CList is a templated linked list. CStringList is equivalent to a specialization of CList for CString.
CFileFind is a class that encapsulates the API WIN32_FIND_DATA, FindFirstFile and FindNextFile.
Code:
bool CJBStarterApp::SearchTree(const CString & strInitDir,
const CString & strFilename, CString & strOut)
{
// Uses a freaky goto to avoid recursiveness.
// Makes you wonder...
CStringList lsStack;
CList<CFileFind *, CFileFind *> lpffStack;
CFileFind *pCurrentFF = NULL;
CString strCurDir(strInitDir);
recur:
pCurrentFF = new CFileFind();
::SetCurrentDirectory(strCurDir);
if(pCurrentFF->FindFile(strFilename))
{
pCurrentFF->FindNextFile();
strOut = pCurrentFF->GetFilePath();
// Unroll stack and return
delete pCurrentFF;
while(!lpffStack.IsEmpty())
delete lpffStack.RemoveHead();
return true;
}
pCurrentFF->FindFile();
while(pCurrentFF->FindNextFile())
{
if(pCurrentFF->IsDirectory())
{
lpffStack.AddHead(pCurrentFF);
lsStack.AddHead(strCurDir);
strCurDir = pCurrentFF->GetFilePath();
goto recur;
cont:
delete pCurrentFF;
pCurrentFF = lpffStack.RemoveHead();
strCurDir = lsStack.RemoveHead();
::SetCurrentDirectory(strCurDir);
}
}
if(lpffStack.IsEmpty())
return false;
goto cont;
}
I believe it should work (haven't tried yet), but I'm not sure and that's a bad sign. If I'm not able to follow program flow right after I've written the app then this can't be good.
I welcome any ideas on restructuring this code to make it more readable. I welcome any reference to an API function that does this even more.
Thanks in advance.
Re: Avoiding recursion at all costs?
Quote:
Originally Posted by jim mcnamara
FWIW -
In VMS's lib$findfile - which NT's FindFirstFile is based on - there is a context pointer. Win 9X FindFirstFile has one as well.
If you maintain your own context pointer - a pointer to a doubly linked list - the list tells you where you are and where you have come from, so you avoid recursion, you simply iterate, and maintain the linked list to tell you where you are, where you need to go in either direction (backwards or forwards).
FindClose cleans up the memory associated with FindFirstFile's context heap.
There is a little bit of discusion about this on the NT Native API page here:
http://www.sysinternals.com/ntw2k/info/ntdll.shtml
Hi jim,
using these context pointers (i am pushing them on a stack), can you retrieve their filedata, as to findfirstfile the subfolder? I could of course use the previous pointer and then use findnextfile but that doesn't work out with the first one..
Re: Avoiding recursion at all costs?
Nothing for an April Fool's joke like waking a two-year-old thread ;)
Re: Avoiding recursion at all costs?
I just happened to find this searching for findfirstfile ;)
Re: Avoiding recursion at all costs?
Of course, these last two years I have learned that avoiding recursion at all cost, as I'm doing above, is a BAD thing.
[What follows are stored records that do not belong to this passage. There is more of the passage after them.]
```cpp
extern "C" int rl4co_am_decode(const rl4co_am_decode_args* args, void* stream) {
  RL4CO_REQUIRE(args != nullptr);
  const rl4co_am_decode_args& a = *args;
  RL4CO_REQUIRE(a.env == RL4CO_ENV_TSP || a.env == RL4CO_ENV_CVRP || a.env == RL4CO_ENV_OP ||
                a.env == RL4CO_ENV_PCTSP || a.env == RL4CO_ENV_PDP || a.env == RL4CO_ENV_CVRPTW);
  RL4CO_REQUIRE(a.B > 0 && a.B_inst > 0 && a.B % a.B_inst == 0);
  RL4CO_REQUIRE(a.N >= 2 && a.N <= 4096);
  RL4CO_REQUIRE(a.max_steps >= 1);
  RL4CO_REQUIRE(a.mode >= RL4CO_DECODE_GREEDY && a.mode <= RL4CO_DECODE_EVALUATE);
  RL4CO_REQUIRE(a.cache_dtype == RL4CO_DT_F32 || a.cache_dtype == RL4CO_DT_BF16 || a.cache_dtype == RL4CO_DT_F16);
  RL4CO_REQUIRE(a.cache_dtype != RL4CO_DT_F16 || !a.unfold);
  RL4CO_REQUIRE(a.glimpse_key && a.glimpse_val && a.logit_key && (a.ctx_cur || a.unfold));
  RL4CO_REQUIRE(a.unfold == 0 || a.unfold == 1);
  RL4CO_REQUIRE(a.ctx_dtype == RL4CO_DT_F32 || (a.ctx_dtype == a.cache_dtype && !a.unfold));
  RL4CO_REQUIRE(a.ctx_row_stride == 0 || (a.ctx_row_stride >= kD && a.ctx_row_stride % 8 == 0));
  RL4CO_REQUIRE(a.ctx_batch_stride == 0 || (a.ctx_batch_stride >= (int64_t)a.N * kD && a.ctx_batch_stride % 8 == 0));
  RL4CO_REQUIRE(a.ctx_dtype == RL4CO_DT_F32 || ((reinterpret_cast<uintptr_t>(a.ctx_cur) | reinterpret_cast<uintptr_t>(a.ctx_first)) & 15) == 0);
  if (a.unfold) {
    RL4CO_REQUIRE(a.env == RL4CO_ENV_TSP || a.env == RL4CO_ENV_CVRP);
    RL4CO_REQUIRE(a.node_embed && a.w_ctx_t && a.w_out_t);
    RL4CO_REQUIRE(a.ctx_width == (a.env == RL4CO_ENV_TSP ? 2 * kD : kD + 1));
    RL4CO_REQUIRE(a.env != RL4CO_ENV_TSP || a.w_placeholder);
  }
  RL4CO_REQUIRE(a.kvl_row_stride >= kD && a.kvl_row_stride % 8 == 0);
  RL4CO_REQUIRE(a.kvl_batch_stride >= (int64_t)a.N * kD && a.kvl_batch_stride % 8 == 0);
  RL4CO_REQUIRE(a.action_mask && a.current_node && a.done && a.actions && a.logps && a.err);
  RL4CO_REQUIRE(a.out_stride >= 1 && a.t0 >= 0 && (int64_t)a.t0 + a.max_steps <= a.out_stride);
  RL4CO_REQUIRE(a.temperature > 0.0f);
  RL4CO_REQUIRE((reinterpret_cast<uintptr_t>(a.steps_summary) & 7) == 0);
  RL4CO_REQUIRE(a.mode != RL4CO_DECODE_EVALUATE || a.forced_actions != nullptr);
  if (a.env == RL4CO_ENV_TSP) {
    RL4CO_REQUIRE(((a.ctx_first && a.q_step0) || a.unfold) && a.first_node && a.step_i);
  } else if (a.env == RL4CO_ENV_CVRP) {
    RL4CO_REQUIRE((a.w_cap || a.unfold) && a.demand && a.used_capacity && a.vehicle_capacity && a.visited);
  } else if (a.env == RL4CO_ENV_CVRPTW) {
    RL4CO_REQUIRE(a.w_cap && a.w_time && a.demand && a.used_capacity && a.vehicle_capacity && a.visited);
    RL4CO_REQUIRE(a.locs && a.time_windows && a.durations && a.current_time);
  } else if (a.env == RL4CO_ENV_PDP) {
    RL4CO_REQUIRE(a.visited && a.to_deliver && a.step_i && (a.N - 1) % 2 == 0);
  } else if (a.env == RL4CO_ENV_PCTSP) {
    RL4CO_REQUIRE(a.w_cap && a.demand && a.used_capacity && a.vehicle_capacity && a.step_i && a.visited);
  } else {
    RL4CO_REQUIRE(a.w_cap && a.locs && a.max_length && a.used_capacity && a.step_i && a.visited);
  }
  RL4CO_REQUIRE(rl4co_am_decode_lds_bytes(a.N, a.env) <= 160 * 1024);
  RL4CO_REQUIRE(a.variant >= RL4CO_VARIANT_AUTO && a.variant <= RL4CO_VARIANT_MS);
  const int variant = resolve_variant(a);
  RL4CO_REQUIRE(variant >= 0);
  hipStream_t s = rl4co::as_stream(stream);
  if (a.unfold) {
    if (a.cache_dtype == RL4CO_DT_F32)
      return a.env == RL4CO_ENV_TSP ? launch<CacheF32, RL4CO_ENV_TSP, true>(a, s) : launch<CacheF32, RL4CO_ENV_CVRP, true>(a, s);
    return a.env == RL4CO_ENV_TSP ? launch<CacheBF16, RL4CO_ENV_TSP, true>(a, s) : launch<CacheBF16, RL4CO_ENV_CVRP, true>(a, s);
  }
  if (variant == RL4CO_VARIANT_MS && a.cache_dtype == RL4CO_DT_F16) return rl4co::launch_decode_ms_f16(a, s);
  if (variant == RL4CO_VARIANT_MS) return rl4co::launch_decode_ms(a, s);
  if (variant == RL4CO_VARIANT_LDS || variant == RL4CO_VARIANT_WIDE) {
    const bool res = variant == RL4CO_VARIANT_LDS;
    switch (a.env) {
      case RL4CO_ENV_TSP: return res ? launch_wide<RL4CO_ENV_TSP, true>(a, s) : launch_wide<RL4CO_ENV_TSP, false>(a, s);
      case RL4CO_ENV_CVRP: return res ? launch_wide<RL4CO_ENV_CVRP, true>(a, s) : launch_wide<RL4CO_ENV_CVRP, false>(a, s);
      case RL4CO_ENV_OP: return res ? launch_wide<RL4CO_ENV_OP, true>(a, s) : launch_wide<RL4CO_ENV_OP, false>(a, s);
      case RL4CO_ENV_PCTSP: return res ? launch_wide<RL4CO_ENV_PCTSP, true>(a, s) : launch_wide<RL4CO_ENV_PCTSP, false>(a, s);
      case RL4CO_ENV_PDP: return res ? launch_wide<RL4CO_ENV_PDP, true>(a, s) : launch_wide<RL4CO_ENV_PDP, false>(a, s);
      default: return res ? launch_wide<RL4CO_ENV_CVRPTW, true>(a, s) : launch_wide<RL4CO_ENV_CVRPTW, false>(a, s);
    }
  }
  if (a.cache_dtype == RL4CO_DT_F16) {
    switch (a.env) {
      case RL4CO_ENV_TSP: return launch<CacheF16, RL4CO_ENV_TSP>(a, s);
      case RL4CO_ENV_CVRP: return launch<CacheF16, RL4CO_ENV_CVRP>(a, s);
      case RL4CO_ENV_OP: return launch<CacheF16, RL4CO_ENV_OP>(a, s);
      case RL4CO_ENV_PCTSP: return launch<CacheF16, RL4CO_ENV_PCTSP>(a, s);
      case RL4CO_ENV_PDP: return launch<CacheF16, RL4CO_ENV_PDP>(a, s);
      default: return launch<CacheF16, RL4CO_ENV_CVRPTW>(a, s);
    }
  }
  if (a.env == RL4CO_ENV_CVRPTW)
    return a.cache_dtype == RL4CO_DT_F32 ? launch<CacheF32, RL4CO_ENV_CVRPTW>(a, s)
                                         : launch<CacheBF16, RL4CO_ENV_CVRPTW>(a, s);
  if (a.env == RL4CO_ENV_PDP)
    return a.cache_dtype == RL4CO_DT_F32 ? launch<CacheF32, RL4CO_ENV_PDP>(a, s) : launch<CacheBF16, RL4CO_ENV_PDP>(a, s);
  if (a.env == RL4CO_ENV_PCTSP)
    return a.cache_dtype == RL4CO_DT_F32 ? launch<CacheF32, RL4CO_ENV_PCTSP>(a, s)
                                         : launch<CacheBF16, RL4CO_ENV_PCTSP>(a, s);
  if (a.env == RL4CO_ENV_OP)
    return a.cache_dtype == RL4CO_DT_F32 ? launch<CacheF32, RL4CO_ENV_OP>(a, s) : launch<CacheBF16, RL4CO_ENV_OP>(a, s);
  if (a.cache_dtype == RL4CO_DT_F32) {
    return a.env == RL4CO_ENV_TSP ? launch<CacheF32, RL4CO_ENV_TSP>(a, s)
                                  : launch<CacheF32, RL4CO_ENV_CVRP>(a, s);
  }
  return a.env == RL4CO_ENV_TSP ? launch<CacheBF16, RL4CO_ENV_TSP>(a, s)
                                : launch<CacheBF16, RL4CO_ENV_CVRP>(a, s);
}
```

Before: 131.6 million instance·step/s.

## Software-pipeline K/V/logit-key row loads across decode phases and set waves_per_eu

Restructures the three gather loops in the AM decode kernel so each loop issues the next block's row loads after computing the current block. The first block of the next phase (Kg→Vg→Kl) is loaded while the previous phase is still finishing, and for most envs the first Kg block is issued before the query is built. This hides global-memory latency behind compute and LDS syncs. It also adds an amdgpu_waves_per_eu(4) hint, which can limit registers; the extra live registers from prefetching could raise register pressure or cause spills.

```diff
diff --git a/rl4co_amd/csrc/am_decode.hip b/rl4co_amd/csrc/am_decode.hip
--- a/rl4co_amd/csrc/am_decode.hip
+++ b/rl4co_amd/csrc/am_decode.hip
@@ -323,7 +323,7 @@
 }
 
 template <class C, int ENV, bool UNFOLD = false>
-__global__ void __launch_bounds__(64) am_decode_kernel(const rl4co_am_decode_args a) {
+__global__ void __launch_bounds__(64) __attribute__((amdgpu_waves_per_eu(4))) am_decode_kernel(const rl4co_am_decode_args a) {
   constexpr int EPL = C::EPL;
   constexpr int LPR = kD / EPL;
   constexpr int RPL = 64 / LPR;
@@ -397,9 +397,22 @@
   int t = 0;
   int rows_read = 0;
 
+  constexpr int kBlk = RPL * kUnroll;
+  raw_t rw[kUnroll];
+  int F = 0;
+  auto load_block = [&](const elem* P, int c0) {
+#pragma unroll
+    for (int u = 0; u < kUnroll; ++u) {
+      const int c = c0 + u * RPL + rg;
+      rw[u] = (c < F) ? C::ld(P + (int64_t)fl[c] * rs) : C::zero();
+    }
+  };
+
   for (; t < a.max_steps && (!st.done || single); ++t) {
-    const int F = build_list(a, mk, fl, N, lane);
+    F = build_list(a, mk, fl, N, lane);
     rows_read += F;
+    constexpr bool kAhead = ENV != RL4CO_ENV_OP && ENV != RL4CO_ENV_CVRPTW;
+    if (kAhead) load_block(Kg, 0);
 
     float q[EPL];
     if constexpr (UNFOLD) {
@@ -453,31 +466,30 @@
     }
 #pragma unroll
     for (int e = 0; e < EPL; ++e) q[e] = q[e] * 0.25f;
+    if (!kAhead) load_block(Kg, 0);
 
     float m = kNegInf;
-    for (int c0 = 0; c0 < F; c0 += RPL * kUnroll) {
-      raw_t rw[kUnroll];
-      int jj[kUnroll];
+    for (int c0 = 0; c0 < F; c0 += kBlk) {
 #pragma unroll
       for (int u = 0; u < kUnroll; ++u) {
         const int c = c0 + u * RPL + rg;
-        jj[u] = (c < F) ? (int)fl[c] : -1;
-        rw[u] = (jj[u] >= 0) ? C::ld(Kg + (int64_t)jj[u] * rs) : C::zero();
-      }
-#pragma unroll
-      for (int u = 0; u < kUnroll; ++u) {
-        const int c = c0 + u * RPL + rg;
-        const bool valid = jj[u] >= 0;
+        const bool valid = c < F;
+        const int j = valid ? (int)fl[c] : 0;
         float k[EPL];
         C::cvt(rw[u], k);
         float acc = 0.0f;
 #pragma unroll
         for (int e = 0; e < EPL; ++e) acc = fmaf(q[e], k[e], acc);
         acc = rl4co::bfly_sum<1, LPH>(acc);
-        const bool feas = valid && (!a.mask_inner || mk[valid ? jj[u] : 0] != 0);
+        const bool feas = valid && (!a.mask_inner || mk[j] != 0);
         const float sv = feas ? acc : kNegInf;
         if (valid && (li % LPH) == 0) sc[c * kH + hd] = sv;
         m = fmaxf(m, sv);
+      }
+      if (c0 + kBlk < F) {
+        load_block(Kg, c0 + kBlk);
+      } else if (kAhead) {
+        load_block(Vg, 0);
       }
     }
     m = rl4co::bfly_max<LPR, 64>(m);
@@ -488,29 +500,27 @@
       for (int idx = lane; idx < F * kH; idx += 64) sc[idx] = rl4co_expf(sc[idx] - mm);
     }
     wave_lds_sync();
+    if (!kAhead) load_block(Vg, 0);
 
     float l = 0.0f;
     float o[EPL];
 #pragma unroll
     for (int e = 0; e < EPL; ++e) o[e] = 0.0f;
-    for (int c0 = 0; c0 < F; c0 += RPL * kUnroll) {
-      raw_t rw[kUnroll];
-      bool ok[kUnroll];
-#pragma unroll
-      for (int u = 0; u < kUnroll; ++u) {
-        const int c = c0 + u * RPL + rg;
-        ok[u] = c < F;
-        rw[u] = ok[u] ? C::ld(Vg + (int64_t)fl[c] * rs) : C::zero();
-      }
+    for (int c0 = 0; c0 < F; c0 += kBlk) {
 #pragma unroll
       for (int u = 0; u < kUnroll; ++u) {
         const int c = c0 + u * RPL + rg;
         float v[EPL];
         C::cvt(rw[u], v);
-        const float p = ok[u] ? sc[c * kH + hd] : 0.0f;
+        const float p = (c < F) ? sc[c * kH + hd] : 0.0f;
         l = l + p;
 #pragma unroll
         for (int e = 0; e < EPL; ++e) o[e] = fmaf(p, v[e], o[e]);
+      }
+      if (c0 + kBlk < F) {
+        load_block(Vg, c0 + kBlk);
+      } else if (kAhead && !UNFOLD) {
+        load_block(Kl, 0);
       }
     }
     l = 1.0f / rl4co::bfly_sum<LPR, 64>(l);
@@ -525,14 +535,9 @@
       wave_lds_sync();
       gemv_t<EPL>(o, a.w_out_t, sc, kD, e0);
     }
-
-    for (int c0 = 0; c0 < F; c0 += RPL * kUnroll) {
-      raw_t rw[kUnroll];
-#pragma unroll
-      for (int u = 0; u < kUnroll; ++u) {
-        const int c = c0 + u * RPL + rg;
-        rw[u] = (c < F) ? C::ld(Kl + (int64_t)fl[c] * rs) : C::zero();
-      }
+    if (UNFOLD || !kAhead) load_block(Kl, 0);
+
+    for (int c0 = 0; c0 < F; c0 += kBlk) {
 #pragma unroll
       for (int u = 0; u < kUnroll; ++u) {
         const int c = c0 + u * RPL + rg;
@@ -544,6 +549,7 @@
         acc = rl4co::bfly_sum<1, LPR>(acc);
         if (c < F && li == 0) lg[c] = acc;
       }
+      if (c0 + kBlk < F) load_block(Kl, c0 + kBlk);
     }
     wave_lds_sync();
 
```

After: 131.0 million instance·step/s (median of 2 runs). About the same (-0.5%).

## Cache a few candidate K/V/logit-key rows in spare LDS for the stream decode

Applied to the files above, without the earlier changes.

Adds a small per-workgroup LDS row cache for TSP and CVRP in the stream decode kernel. Cached candidates are taken from the tail of the feasible list. The three cache planes (glimpse key, glimpse value, logit key) are filled on first read, and later steps read from LDS instead of HBM. When a node leaves the candidate set its slot passes to the next candidate. The slot count is sized on the host so it never lowers workgroups per CU. The aim is less HBM gather traffic per step, at the cost of extra per-step bookkeeping, wave reductions and LDS syncs, for what may be only a handful of cached rows.

```diff
diff --git a/rl4co_amd/csrc/am_decode.hip b/rl4co_amd/csrc/am_decode.hip
--- a/rl4co_amd/csrc/am_decode.hip
+++ b/rl4co_amd/csrc/am_decode.hip
@@ -322,12 +322,18 @@
   }
 }
 
+constexpr int kRowCacheNone = 0xFF;
+__host__ __device__ inline int row_cache_bytes(int N, int S, int esz) {
+  return S > 0 ? S * 3 * kD * esz + lds_pad(N) + S : 0;
+}
+
 template <class C, int ENV, bool UNFOLD = false>
-__global__ void __launch_bounds__(64) am_decode_kernel(const rl4co_am_decode_args a) {
+__global__ void __launch_bounds__(64) am_decode_kernel(const rl4co_am_decode_args a, const int S) {
   constexpr int EPL = C::EPL;
   constexpr int LPR = kD / EPL;
   constexpr int RPL = 64 / LPR;
   constexpr int LPH = kDH / EPL;
+  constexpr bool kRowCache = !UNFOLD && (ENV == RL4CO_ENV_TSP || ENV == RL4CO_ENV_CVRP);
   using elem = typename C::elem;
   using raw_t = typename C::raw;
 
@@ -342,6 +348,9 @@
   uint16_t* fl = reinterpret_cast<uint16_t*>(mh + kH);
   uint8_t* mk = reinterpret_cast<uint8_t*>(fl + Np);
   uint8_t* vis = mk + Np;
+  elem* rc = reinterpret_cast<elem*>(vis + Np);
+  uint8_t* rslot = reinterpret_cast<uint8_t*>(rc + S * 3 * kD);
+  uint8_t* rpend = rslot + Np;
 
   const int cb = r % a.B_inst;
   const int rg = lane / LPR;
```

Tree iteration is inherently recursive.
Re: Avoiding recursion at all costs?
not so sure about that.. doing recursion will always add some performance overhead. In a way all iteration is recursive, but that is in the abstract sense, not in the sense of recursive function calls. Tree iteration is the same, the stack however can be implemented without using function calls. In the abstract sense both do the same thing, but performance wise it should be better with your own stack.
Re: Avoiding recursion at all costs?
There is a point where managing your own stack takes more time than the CPU managing the system stack. You still require branches, you still require memory. Only, with your own stack it's quite likely that the memory will be complicated heap memory and not the already available system stack, and the branches might be harder for the CPU to predict. The fact that it's a recursive call ensures locality of reference, while the stack handling code just might make the function too big for the cache.
And of course, not managing your own stack makes the code a lot more understandable.
Re: Avoiding recursion at all costs?
hmm there is something in what you are saying, the stack i'm using is using heap memory, but how does the system stack avoid being blown then? It wouldn't be such a big deal to make a stack that doesn't use the heap, if only I could avoid the risk to have it blown. Another thing with recursion is that variables that don't change need not be on the stack, and taking them out makes your code less readable.